[Data under study]
○ ○ ○
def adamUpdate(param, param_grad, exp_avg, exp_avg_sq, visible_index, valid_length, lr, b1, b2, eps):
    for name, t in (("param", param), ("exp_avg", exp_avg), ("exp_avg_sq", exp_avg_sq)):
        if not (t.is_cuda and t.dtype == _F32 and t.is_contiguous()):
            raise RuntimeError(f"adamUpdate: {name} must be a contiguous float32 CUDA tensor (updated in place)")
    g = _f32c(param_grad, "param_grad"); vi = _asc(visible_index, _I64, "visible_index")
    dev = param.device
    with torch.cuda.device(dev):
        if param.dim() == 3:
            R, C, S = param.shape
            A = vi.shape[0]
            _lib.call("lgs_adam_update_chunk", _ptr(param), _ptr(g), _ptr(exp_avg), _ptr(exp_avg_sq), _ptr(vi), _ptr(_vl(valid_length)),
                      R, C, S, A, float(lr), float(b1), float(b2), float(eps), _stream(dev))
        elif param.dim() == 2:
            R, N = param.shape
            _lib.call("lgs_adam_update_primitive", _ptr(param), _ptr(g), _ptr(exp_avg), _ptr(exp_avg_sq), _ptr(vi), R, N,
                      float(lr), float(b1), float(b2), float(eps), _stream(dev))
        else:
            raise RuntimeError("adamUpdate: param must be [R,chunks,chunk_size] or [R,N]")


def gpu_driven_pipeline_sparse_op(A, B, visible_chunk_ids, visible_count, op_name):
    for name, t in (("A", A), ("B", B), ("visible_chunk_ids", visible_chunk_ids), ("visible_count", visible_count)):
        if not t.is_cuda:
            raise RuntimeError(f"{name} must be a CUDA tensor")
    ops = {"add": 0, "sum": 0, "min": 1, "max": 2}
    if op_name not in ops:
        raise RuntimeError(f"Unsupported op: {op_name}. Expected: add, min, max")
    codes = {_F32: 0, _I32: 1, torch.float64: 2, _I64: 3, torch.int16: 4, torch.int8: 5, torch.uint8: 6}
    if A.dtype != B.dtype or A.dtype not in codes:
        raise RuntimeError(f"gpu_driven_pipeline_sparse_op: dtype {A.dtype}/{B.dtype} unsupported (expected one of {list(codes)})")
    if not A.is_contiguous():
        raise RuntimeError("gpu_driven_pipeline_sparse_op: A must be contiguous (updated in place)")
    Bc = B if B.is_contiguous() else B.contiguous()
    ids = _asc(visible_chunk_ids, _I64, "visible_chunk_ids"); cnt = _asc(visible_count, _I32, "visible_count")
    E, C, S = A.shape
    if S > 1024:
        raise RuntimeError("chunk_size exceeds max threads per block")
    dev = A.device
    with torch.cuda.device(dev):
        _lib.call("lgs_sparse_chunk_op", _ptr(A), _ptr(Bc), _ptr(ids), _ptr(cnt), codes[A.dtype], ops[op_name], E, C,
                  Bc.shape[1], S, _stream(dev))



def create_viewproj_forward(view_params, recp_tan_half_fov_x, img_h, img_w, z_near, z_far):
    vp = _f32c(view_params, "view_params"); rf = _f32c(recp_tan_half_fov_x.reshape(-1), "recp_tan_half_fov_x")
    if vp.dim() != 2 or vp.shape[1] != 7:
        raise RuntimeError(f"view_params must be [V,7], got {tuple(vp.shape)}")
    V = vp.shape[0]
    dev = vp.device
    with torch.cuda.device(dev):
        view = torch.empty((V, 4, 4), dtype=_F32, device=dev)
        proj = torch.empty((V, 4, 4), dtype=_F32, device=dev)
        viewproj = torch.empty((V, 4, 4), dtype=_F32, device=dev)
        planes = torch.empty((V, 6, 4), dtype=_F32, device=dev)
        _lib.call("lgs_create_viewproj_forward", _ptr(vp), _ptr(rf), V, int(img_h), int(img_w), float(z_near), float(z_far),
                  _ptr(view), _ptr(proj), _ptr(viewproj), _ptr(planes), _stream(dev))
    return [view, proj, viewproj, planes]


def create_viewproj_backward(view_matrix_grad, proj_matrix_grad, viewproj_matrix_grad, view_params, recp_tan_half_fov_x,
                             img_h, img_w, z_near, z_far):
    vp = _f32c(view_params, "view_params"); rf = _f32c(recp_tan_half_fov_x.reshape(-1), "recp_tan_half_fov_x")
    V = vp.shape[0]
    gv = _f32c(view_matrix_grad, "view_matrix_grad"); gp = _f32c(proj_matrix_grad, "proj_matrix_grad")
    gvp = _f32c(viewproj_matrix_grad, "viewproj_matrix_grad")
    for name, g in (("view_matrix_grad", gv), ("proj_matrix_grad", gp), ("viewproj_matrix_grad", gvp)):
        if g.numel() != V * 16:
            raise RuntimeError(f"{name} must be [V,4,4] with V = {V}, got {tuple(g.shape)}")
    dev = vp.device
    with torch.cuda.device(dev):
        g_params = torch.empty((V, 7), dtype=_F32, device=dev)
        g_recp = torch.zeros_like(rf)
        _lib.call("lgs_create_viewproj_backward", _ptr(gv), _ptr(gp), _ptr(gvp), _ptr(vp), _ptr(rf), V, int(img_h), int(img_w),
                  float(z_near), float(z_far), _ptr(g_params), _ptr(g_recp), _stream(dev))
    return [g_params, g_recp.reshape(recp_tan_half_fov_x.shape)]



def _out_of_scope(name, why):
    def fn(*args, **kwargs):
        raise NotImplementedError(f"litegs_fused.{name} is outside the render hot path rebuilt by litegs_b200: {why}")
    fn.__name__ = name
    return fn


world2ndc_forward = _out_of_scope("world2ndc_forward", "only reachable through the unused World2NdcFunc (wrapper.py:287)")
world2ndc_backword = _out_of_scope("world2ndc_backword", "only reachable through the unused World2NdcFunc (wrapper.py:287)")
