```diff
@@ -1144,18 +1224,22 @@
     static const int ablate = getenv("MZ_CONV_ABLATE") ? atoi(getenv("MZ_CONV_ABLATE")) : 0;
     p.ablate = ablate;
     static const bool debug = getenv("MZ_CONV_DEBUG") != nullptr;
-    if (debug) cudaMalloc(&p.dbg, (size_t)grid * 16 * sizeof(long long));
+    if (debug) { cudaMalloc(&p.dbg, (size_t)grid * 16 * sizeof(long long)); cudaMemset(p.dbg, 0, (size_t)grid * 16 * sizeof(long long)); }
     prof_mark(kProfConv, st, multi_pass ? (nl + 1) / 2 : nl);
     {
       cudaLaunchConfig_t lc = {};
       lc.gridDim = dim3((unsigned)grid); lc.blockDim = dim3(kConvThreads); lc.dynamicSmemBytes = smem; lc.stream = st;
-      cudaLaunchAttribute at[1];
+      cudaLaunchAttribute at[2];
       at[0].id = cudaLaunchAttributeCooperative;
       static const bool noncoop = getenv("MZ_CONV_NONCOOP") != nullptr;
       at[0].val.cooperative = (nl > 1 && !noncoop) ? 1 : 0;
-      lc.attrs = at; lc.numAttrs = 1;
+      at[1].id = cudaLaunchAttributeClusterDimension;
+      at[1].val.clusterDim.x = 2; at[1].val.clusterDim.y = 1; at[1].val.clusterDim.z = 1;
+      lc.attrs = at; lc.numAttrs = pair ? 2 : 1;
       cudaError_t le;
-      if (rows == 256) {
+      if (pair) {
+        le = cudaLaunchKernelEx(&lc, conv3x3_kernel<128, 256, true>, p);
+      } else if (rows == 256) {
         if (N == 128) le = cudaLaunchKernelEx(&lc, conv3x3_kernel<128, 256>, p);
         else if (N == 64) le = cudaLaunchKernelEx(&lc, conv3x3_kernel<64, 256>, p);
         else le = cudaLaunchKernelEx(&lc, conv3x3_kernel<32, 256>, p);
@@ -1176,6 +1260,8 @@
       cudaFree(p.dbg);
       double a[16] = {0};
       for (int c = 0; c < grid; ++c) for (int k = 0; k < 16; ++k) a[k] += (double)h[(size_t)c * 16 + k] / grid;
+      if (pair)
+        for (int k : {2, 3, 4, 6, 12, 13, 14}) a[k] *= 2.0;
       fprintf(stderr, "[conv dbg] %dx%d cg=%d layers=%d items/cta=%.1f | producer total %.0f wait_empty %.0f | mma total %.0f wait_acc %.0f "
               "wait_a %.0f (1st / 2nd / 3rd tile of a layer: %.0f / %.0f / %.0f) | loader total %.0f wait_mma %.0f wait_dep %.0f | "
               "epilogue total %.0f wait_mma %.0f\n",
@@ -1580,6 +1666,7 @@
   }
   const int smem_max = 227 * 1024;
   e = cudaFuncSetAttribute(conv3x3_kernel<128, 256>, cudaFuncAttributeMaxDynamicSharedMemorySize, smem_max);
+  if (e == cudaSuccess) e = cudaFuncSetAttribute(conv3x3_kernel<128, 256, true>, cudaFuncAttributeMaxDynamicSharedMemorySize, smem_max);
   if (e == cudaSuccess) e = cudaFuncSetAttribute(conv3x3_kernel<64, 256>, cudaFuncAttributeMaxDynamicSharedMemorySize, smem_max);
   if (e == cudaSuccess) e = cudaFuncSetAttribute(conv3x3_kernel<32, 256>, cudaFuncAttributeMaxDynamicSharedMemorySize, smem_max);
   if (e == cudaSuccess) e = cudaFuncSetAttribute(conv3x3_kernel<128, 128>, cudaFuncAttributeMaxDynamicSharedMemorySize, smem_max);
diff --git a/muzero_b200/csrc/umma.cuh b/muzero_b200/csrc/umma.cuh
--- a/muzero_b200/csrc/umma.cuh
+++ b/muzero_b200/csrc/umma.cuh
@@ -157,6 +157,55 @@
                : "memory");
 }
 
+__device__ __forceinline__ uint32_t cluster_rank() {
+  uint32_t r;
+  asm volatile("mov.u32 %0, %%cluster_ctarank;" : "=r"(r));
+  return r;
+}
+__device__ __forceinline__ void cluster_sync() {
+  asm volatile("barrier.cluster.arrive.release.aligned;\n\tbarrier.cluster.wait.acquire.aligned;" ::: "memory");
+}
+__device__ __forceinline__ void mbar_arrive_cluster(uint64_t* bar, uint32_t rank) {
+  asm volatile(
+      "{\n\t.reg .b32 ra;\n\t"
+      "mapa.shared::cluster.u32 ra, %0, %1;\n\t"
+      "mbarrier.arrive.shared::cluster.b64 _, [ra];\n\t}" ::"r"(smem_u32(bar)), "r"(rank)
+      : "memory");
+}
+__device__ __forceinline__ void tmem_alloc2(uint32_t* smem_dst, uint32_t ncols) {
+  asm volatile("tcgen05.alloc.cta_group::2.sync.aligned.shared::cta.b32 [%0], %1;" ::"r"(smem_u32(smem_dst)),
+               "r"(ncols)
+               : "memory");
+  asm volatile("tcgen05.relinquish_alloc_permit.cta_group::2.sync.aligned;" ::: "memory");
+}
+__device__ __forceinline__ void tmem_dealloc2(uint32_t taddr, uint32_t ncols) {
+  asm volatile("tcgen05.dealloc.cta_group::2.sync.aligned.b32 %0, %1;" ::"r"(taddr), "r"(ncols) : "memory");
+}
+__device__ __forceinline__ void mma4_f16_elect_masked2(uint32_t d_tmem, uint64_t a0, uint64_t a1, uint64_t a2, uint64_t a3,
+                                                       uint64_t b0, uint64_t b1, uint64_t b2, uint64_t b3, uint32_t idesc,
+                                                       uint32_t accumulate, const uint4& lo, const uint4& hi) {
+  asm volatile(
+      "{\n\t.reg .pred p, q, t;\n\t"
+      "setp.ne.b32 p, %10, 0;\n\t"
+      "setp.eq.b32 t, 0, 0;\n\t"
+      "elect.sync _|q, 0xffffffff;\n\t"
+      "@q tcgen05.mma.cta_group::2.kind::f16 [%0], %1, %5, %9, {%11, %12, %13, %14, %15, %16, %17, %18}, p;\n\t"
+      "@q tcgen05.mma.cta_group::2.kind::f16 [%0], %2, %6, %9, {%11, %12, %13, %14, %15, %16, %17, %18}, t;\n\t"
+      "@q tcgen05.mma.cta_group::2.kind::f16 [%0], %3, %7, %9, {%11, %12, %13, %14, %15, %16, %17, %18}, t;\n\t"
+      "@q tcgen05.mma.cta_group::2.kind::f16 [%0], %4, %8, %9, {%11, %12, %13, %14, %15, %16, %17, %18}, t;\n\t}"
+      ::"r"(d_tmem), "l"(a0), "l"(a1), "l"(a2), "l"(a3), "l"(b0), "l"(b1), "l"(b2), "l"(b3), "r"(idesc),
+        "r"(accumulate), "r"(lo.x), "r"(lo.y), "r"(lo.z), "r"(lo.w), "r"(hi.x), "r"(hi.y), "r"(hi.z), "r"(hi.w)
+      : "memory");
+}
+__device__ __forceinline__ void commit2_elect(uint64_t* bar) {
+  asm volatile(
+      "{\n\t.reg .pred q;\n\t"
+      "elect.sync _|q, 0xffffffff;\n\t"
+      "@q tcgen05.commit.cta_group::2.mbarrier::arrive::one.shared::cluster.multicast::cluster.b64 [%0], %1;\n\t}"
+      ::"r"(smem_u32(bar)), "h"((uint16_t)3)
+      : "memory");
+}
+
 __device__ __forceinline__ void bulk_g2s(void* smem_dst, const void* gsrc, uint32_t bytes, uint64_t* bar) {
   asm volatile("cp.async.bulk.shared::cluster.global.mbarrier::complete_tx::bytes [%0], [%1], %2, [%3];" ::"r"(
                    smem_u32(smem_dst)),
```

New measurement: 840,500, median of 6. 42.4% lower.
○ ○ ○
[Problem] Provide the number of lines in the listing where the string "dtype" is found, and nothing besides.

[Answer to this exercise] 9